# TASK DETAILS:
Below are records; quote them exactly from the first line through the line that contains "const int m0 = blockIdx.x * 128;".

# DATA UNDER STUDY:
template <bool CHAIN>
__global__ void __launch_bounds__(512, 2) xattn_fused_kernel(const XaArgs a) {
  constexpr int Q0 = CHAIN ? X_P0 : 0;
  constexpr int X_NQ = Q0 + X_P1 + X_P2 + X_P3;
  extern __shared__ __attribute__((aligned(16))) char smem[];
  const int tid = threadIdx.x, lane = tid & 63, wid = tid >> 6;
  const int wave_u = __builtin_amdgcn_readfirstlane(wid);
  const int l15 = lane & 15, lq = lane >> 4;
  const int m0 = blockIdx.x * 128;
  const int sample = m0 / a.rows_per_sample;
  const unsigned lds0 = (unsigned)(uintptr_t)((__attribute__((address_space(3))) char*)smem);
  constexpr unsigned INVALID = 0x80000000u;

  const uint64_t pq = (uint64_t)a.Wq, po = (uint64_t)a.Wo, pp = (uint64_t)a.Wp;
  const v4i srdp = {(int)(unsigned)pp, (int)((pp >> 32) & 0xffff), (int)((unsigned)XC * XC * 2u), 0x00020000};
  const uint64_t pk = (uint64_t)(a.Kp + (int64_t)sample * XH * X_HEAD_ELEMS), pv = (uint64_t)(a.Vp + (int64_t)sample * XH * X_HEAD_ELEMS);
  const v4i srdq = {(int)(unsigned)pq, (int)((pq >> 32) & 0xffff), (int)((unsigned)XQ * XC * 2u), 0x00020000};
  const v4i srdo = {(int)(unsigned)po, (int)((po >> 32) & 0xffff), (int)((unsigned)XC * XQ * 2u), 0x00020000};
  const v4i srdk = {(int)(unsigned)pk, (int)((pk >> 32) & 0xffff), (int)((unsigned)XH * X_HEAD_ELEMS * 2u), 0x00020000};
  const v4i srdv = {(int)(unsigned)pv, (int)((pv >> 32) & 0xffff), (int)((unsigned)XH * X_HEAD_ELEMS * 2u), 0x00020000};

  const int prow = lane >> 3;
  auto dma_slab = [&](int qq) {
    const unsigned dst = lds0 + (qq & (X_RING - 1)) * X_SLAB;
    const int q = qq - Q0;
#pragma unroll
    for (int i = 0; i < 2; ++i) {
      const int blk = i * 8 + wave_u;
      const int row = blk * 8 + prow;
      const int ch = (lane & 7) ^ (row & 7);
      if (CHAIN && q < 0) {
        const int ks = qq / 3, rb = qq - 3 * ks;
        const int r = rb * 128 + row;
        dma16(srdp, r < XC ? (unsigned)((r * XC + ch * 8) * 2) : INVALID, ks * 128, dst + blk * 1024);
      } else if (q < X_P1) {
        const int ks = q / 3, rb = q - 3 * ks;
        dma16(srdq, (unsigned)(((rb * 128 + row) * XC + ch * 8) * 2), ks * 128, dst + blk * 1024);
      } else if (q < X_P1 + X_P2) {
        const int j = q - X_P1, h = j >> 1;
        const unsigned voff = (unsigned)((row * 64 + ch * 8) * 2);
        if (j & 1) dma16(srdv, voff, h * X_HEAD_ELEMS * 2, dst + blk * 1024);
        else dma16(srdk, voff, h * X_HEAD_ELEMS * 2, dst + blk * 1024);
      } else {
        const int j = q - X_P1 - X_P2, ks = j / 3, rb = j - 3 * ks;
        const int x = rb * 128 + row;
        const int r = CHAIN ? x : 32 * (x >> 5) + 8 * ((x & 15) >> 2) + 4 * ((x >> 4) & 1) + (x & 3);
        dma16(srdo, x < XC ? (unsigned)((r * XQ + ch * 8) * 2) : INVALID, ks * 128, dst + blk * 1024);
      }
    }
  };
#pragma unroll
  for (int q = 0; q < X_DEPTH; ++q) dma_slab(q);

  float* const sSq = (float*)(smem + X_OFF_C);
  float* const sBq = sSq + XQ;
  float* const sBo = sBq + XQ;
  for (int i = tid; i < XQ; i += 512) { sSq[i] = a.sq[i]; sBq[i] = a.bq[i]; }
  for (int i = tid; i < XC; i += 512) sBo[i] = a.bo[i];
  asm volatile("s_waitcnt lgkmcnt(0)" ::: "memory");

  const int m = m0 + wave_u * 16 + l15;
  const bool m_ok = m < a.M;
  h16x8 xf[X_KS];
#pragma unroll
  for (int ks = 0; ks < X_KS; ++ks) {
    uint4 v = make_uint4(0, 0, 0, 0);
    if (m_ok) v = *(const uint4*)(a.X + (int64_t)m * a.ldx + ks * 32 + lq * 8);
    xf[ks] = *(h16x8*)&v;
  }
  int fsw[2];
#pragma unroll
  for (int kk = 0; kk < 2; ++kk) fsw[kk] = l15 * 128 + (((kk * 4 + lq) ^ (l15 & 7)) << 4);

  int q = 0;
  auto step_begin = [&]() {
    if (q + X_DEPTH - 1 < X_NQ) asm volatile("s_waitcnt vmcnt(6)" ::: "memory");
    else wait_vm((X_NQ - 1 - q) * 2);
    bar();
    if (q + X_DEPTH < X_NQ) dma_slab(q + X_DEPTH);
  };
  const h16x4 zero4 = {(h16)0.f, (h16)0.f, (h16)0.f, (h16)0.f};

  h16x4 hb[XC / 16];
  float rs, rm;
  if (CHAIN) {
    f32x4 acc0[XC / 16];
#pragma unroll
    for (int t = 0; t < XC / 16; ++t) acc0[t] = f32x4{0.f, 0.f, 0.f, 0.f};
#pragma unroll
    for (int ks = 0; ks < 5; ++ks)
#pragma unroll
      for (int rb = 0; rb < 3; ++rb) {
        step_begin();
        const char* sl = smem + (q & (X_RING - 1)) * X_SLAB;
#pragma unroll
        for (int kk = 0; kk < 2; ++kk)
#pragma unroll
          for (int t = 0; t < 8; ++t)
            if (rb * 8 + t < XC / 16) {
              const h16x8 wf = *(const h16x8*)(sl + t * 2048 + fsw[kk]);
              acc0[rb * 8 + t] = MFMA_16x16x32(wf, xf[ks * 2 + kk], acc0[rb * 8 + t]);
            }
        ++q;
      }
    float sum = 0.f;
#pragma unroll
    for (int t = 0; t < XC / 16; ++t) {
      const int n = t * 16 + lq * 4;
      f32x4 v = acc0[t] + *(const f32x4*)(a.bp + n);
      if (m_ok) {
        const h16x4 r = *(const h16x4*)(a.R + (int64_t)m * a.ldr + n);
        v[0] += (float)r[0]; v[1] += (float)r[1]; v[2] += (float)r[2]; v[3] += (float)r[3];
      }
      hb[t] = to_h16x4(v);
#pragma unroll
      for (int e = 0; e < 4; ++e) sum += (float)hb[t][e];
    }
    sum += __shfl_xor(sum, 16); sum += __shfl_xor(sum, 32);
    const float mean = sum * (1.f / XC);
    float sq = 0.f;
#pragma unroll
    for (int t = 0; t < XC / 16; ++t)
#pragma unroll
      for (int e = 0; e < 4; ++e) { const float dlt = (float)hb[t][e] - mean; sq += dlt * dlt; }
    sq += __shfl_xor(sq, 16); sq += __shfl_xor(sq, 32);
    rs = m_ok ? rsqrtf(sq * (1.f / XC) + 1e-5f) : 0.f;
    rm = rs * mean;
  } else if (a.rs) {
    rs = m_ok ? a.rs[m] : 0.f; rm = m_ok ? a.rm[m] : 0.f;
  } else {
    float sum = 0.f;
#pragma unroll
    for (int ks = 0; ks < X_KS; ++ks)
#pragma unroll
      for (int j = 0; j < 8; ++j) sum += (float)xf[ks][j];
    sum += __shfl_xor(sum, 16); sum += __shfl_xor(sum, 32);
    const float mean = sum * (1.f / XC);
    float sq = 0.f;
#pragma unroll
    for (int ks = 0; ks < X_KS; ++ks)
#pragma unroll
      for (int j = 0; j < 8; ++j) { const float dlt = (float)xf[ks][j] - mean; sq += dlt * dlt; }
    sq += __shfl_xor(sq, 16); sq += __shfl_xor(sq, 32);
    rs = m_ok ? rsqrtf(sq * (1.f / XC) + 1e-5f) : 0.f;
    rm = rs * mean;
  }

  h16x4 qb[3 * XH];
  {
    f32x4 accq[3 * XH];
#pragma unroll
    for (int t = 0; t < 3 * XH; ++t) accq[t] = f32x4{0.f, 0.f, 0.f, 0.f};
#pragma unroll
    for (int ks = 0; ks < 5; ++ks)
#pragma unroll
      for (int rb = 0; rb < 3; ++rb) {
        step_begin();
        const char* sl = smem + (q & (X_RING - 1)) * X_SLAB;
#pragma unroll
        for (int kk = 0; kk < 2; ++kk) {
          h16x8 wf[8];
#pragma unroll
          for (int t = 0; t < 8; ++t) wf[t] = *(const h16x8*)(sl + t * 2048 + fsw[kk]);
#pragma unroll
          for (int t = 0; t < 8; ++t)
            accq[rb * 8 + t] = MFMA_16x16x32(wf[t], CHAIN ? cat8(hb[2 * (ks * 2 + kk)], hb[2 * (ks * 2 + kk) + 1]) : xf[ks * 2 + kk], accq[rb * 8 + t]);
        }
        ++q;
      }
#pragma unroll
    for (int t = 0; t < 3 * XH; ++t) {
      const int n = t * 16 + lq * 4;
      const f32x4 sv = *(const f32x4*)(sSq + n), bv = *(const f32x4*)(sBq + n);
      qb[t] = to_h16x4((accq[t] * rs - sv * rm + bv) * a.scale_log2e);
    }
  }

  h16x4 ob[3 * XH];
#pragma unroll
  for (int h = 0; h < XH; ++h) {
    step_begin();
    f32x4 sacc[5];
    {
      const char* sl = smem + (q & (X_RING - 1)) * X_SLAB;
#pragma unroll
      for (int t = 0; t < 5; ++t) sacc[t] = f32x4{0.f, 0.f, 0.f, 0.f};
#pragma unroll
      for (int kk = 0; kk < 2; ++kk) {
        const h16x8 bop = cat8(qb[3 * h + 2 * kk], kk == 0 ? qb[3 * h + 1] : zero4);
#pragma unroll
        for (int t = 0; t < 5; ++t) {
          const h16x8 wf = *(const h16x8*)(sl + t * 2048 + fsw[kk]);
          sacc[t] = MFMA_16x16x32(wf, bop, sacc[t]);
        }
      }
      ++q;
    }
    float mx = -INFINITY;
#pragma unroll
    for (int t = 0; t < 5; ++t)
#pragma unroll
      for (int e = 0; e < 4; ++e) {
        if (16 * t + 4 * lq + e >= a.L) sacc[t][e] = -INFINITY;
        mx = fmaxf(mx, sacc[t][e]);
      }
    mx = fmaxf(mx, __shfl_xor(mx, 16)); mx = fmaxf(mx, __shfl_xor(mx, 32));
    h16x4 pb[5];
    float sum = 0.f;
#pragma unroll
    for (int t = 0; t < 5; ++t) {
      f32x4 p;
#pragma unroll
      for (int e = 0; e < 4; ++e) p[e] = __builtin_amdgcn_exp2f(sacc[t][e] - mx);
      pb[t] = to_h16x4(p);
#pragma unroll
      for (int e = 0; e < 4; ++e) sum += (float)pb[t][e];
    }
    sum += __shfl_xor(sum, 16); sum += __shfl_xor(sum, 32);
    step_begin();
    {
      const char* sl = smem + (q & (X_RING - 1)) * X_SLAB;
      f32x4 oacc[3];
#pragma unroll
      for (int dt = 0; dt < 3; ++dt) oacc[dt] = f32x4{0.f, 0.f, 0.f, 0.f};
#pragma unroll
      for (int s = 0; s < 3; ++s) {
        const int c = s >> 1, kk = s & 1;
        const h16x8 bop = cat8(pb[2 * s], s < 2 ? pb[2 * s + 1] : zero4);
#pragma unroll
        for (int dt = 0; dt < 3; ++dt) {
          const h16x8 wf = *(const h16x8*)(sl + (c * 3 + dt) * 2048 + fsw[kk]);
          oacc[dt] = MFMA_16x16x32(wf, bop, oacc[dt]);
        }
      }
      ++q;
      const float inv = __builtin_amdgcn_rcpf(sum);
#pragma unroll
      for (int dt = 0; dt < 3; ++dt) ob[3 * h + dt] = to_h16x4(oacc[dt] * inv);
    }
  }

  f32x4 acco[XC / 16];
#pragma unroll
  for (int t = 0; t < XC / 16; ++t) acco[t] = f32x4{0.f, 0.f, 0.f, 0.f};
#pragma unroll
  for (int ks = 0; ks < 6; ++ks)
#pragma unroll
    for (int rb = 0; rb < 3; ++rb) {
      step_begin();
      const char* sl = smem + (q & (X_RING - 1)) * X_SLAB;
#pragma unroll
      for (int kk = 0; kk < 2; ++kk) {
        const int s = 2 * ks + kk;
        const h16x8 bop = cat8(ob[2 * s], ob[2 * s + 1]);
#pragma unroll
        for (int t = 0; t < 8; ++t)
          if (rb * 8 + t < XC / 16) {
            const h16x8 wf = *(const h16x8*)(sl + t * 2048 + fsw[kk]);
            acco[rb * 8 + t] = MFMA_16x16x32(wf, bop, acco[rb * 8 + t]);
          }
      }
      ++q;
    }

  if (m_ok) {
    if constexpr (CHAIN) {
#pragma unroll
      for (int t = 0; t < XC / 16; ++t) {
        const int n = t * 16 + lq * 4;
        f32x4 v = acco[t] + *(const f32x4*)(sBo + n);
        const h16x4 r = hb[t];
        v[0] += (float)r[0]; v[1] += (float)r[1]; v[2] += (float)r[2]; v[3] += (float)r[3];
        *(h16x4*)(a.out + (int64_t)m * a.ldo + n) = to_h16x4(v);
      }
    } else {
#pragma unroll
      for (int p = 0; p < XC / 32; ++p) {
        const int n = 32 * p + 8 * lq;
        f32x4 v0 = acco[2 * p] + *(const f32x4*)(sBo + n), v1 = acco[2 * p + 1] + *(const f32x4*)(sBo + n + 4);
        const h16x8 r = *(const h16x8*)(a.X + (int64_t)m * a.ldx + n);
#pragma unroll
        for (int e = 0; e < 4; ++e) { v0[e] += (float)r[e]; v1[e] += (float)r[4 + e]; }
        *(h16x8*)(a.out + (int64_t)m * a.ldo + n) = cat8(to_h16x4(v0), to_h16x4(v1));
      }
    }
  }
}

# EXERCISE OUTPUT:
template <bool CHAIN>
__global__ void __launch_bounds__(512, 2) xattn_fused_kernel(const XaArgs a) {
  constexpr int Q0 = CHAIN ? X_P0 : 0;
  constexpr int X_NQ = Q0 + X_P1 + X_P2 + X_P3;
  extern __shared__ __attribute__((aligned(16))) char smem[];
  const int tid = threadIdx.x, lane = tid & 63, wid = tid >> 6;
  const int wave_u = __builtin_amdgcn_readfirstlane(wid);
  const int l15 = lane & 15, lq = lane >> 4;
  const int m0 = blockIdx.x * 128;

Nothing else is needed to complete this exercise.